VKCRACK: Okay, so it's been a while since I posted anything. I blame friends and school; very distracting. So, I did manage to write another chapter, (I just have to type it up), so we all know what that means: ANOTHER CHAPTER! YAY! I hope you guys don't kill me for the comparison I made. But I just couldn't resist it! There is an alternate to where this went, so I'm most likely going to post it in the next couple of days. So without further ado, I give you chapter 7!

DISCLAIMER: Not mine…

Chapter 7: I Choose You, Shikipu!

Rima sat outside of the doors, munching on her pocky like the little pocky monster she was. The day was hot and she couldn't help but glare at the glowing ball of hot fiery gas that would one day blow up and destroy the whole solar system as we knew it. But we have like 3 gatrillion years before that shit ever happens!

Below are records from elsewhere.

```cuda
extern "C" int d3r_gemm_bf16(const void* A, const void* B, void* out, const float* bias, const void* add0, void* out2,
                             int32_t M, int32_t N, int32_t K, int64_t ldo, uint32_t flags, const float* rope_cos,
                             const float* rope_sin, int32_t rope_cols, int32_t tokens_per_img, int32_t grid_w, void* stream) {
  gemm::Params p{};
  p.M = M; p.N = N; p.K = K;
  p.flags = flags;
  p.out = out; p.out2 = out2; p.add0 = add0; p.bias = bias; p.ldo = ldo;
  p.rope_cos = rope_cos; p.rope_sin = rope_sin; p.rope_cols = rope_cols; p.tokens_per_img = tokens_per_img; p.grid_w = grid_w;
  D3R_CHECK_ARG(!(flags & gemm::F_BIAS) || bias, "gemm: F_BIAS without bias");
  D3R_CHECK_ARG(!(flags & gemm::F_ROPE) || (rope_cos && rope_sin && tokens_per_img > 0 && grid_w > 0), "gemm: F_ROPE without tables");
  D3R_CHECK_ARG(!(flags & (gemm::F_CONVT | gemm::F_HEAD_FINAL)),
                "gemm: F_CONVT / F_HEAD_FINAL have their own entry points, d3r_conv_transpose_bf16 / d3r_conv3x3_head_tail");
  return gemm::gemm_bf16(A, K, B, p, (cudaStream_t)stream);
}
// ... 23 lines not shown
```

dust3r_b200/csrc/gemm_wgmma.cuh:

```cuda
#pragma once
#include "d3r_common.cuh"
#include "sm90_ptx.cuh"
#include "pdl.cuh"

namespace d3r {
namespace gemm {

constexpr int BLOCK_M = 128;
constexpr int BLOCK_K = 64;
constexpr int WGMMA_K = 16;
constexpr int kNumThreads = 384;
constexpr int kConsumerWarps = 8;

enum : uint32_t {
  F_BIAS = 1u << 0,
  F_GELU = 1u << 1,
  F_RELU = 1u << 2,
  F_OUT_F32 = 1u << 3,
  F_RESID_INPLACE = 1u << 4,
  F_ADD0 = 1u << 5,
  F_ADD1 = 1u << 6,
  F_OUT2_RELU = 1u << 7,
  F_ROPE = 1u << 8,
  F_CONVT = 1u << 9,
// ... 33 lines not shown
template <> struct EpiMask<EPI_ROPE> { static constexpr uint32_t value = F_BIAS | F_ROPE; };
template <> struct EpiMask<EPI_CONV> { static constexpr uint32_t value = F_BIAS | F_RELU | F_ADD0 | F_ADD1 | F_OUT2_RELU; };

struct ConvMaps {
  CUtensorMap out2, add0, add1;
};

__host__ __device__ inline int pick_epi(int mode, uint32_t flags) {
  if (mode != 0) return EPI_GENERIC;
  if ((flags & ~F_BIAS) == F_RESID_INPLACE) return EPI_RESID;
  if ((flags & ~EpiMask<EPI_ACT>::value) == 0) return EPI_ACT;
  if ((flags & ~EpiMask<EPI_ROPE>::value) == 0) return EPI_ROPE;
  return EPI_GENERIC;
}

template <int BLOCK_N, bool TMA_STORE = false>
struct Cfg {
  static constexpr int kStageA = BLOCK_M * BLOCK_K * 2;
  static constexpr int kStageB = BLOCK_N * BLOCK_K * 2;
  static constexpr int kStages = (BLOCK_N == 256) ? 4 : (BLOCK_N == 128) ? 6 : 8;
  static constexpr int kRing = kStages * (kStageA + kStageB);
  static constexpr int kOutBuf = 64 * 128;
  static constexpr int kStaging = TMA_STORE ? 2 * 2 * kOutBuf : 0;
  static constexpr int kSmemBytes = kRing + kStaging + 1024  + 256  + (TMA_STORE ? 0 : (4 * 128 + 16) * 4) ;
  static_assert(kSmemBytes <= 227 * 1024, "shared memory of one CTA");
};

__device__ __forceinline__ float gelu_erf(float x) {
  constexpr float kU = 0.84932180028801904f;
  constexpr float kP = 0.3275911f * 0.70710678118654752f / kU;
  const float u = fabsf(x) * kU;
  const float t = ptx::rcp_approx(fmaf(kP, u, 1.f));
  float poly = fmaf(0.5f * 1.061405429f, t, 0.5f * -1.453152027f);
  poly = fmaf(poly, t, 0.5f * 1.421413741f);
  poly = fmaf(poly, t, 0.5f * -0.284496736f);
  poly = fmaf(poly, t, 0.5f * 0.254829592f);
  const float e = ptx::ex2_approx(-u * u);
  const float h = x * (poly * t * e);
  return fmaxf(x, 0.f) - fabsf(h);
}
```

"Man, if I get a damn sunburn because I had to wait on his stupid ass, then I will murder him. Oh yes, murder him I will. First I will take away all his pocky and eat it in front of his very eyes. Then I will strip in front of him, knowing he could never touch and then I will get the scissors and cut off all his pretty and jagged locks. Next I won't let him bath, so he breaks out and will feel grimy. Next I'll make him watch Teletubbies and-"

"Rima, I finished…" Came Shiki's monotone voice. He walked towards the sitting girl and helped her up. "You weren't waiting long, were you?" He gently took her hand in his and began to lead her off towards the night dorm.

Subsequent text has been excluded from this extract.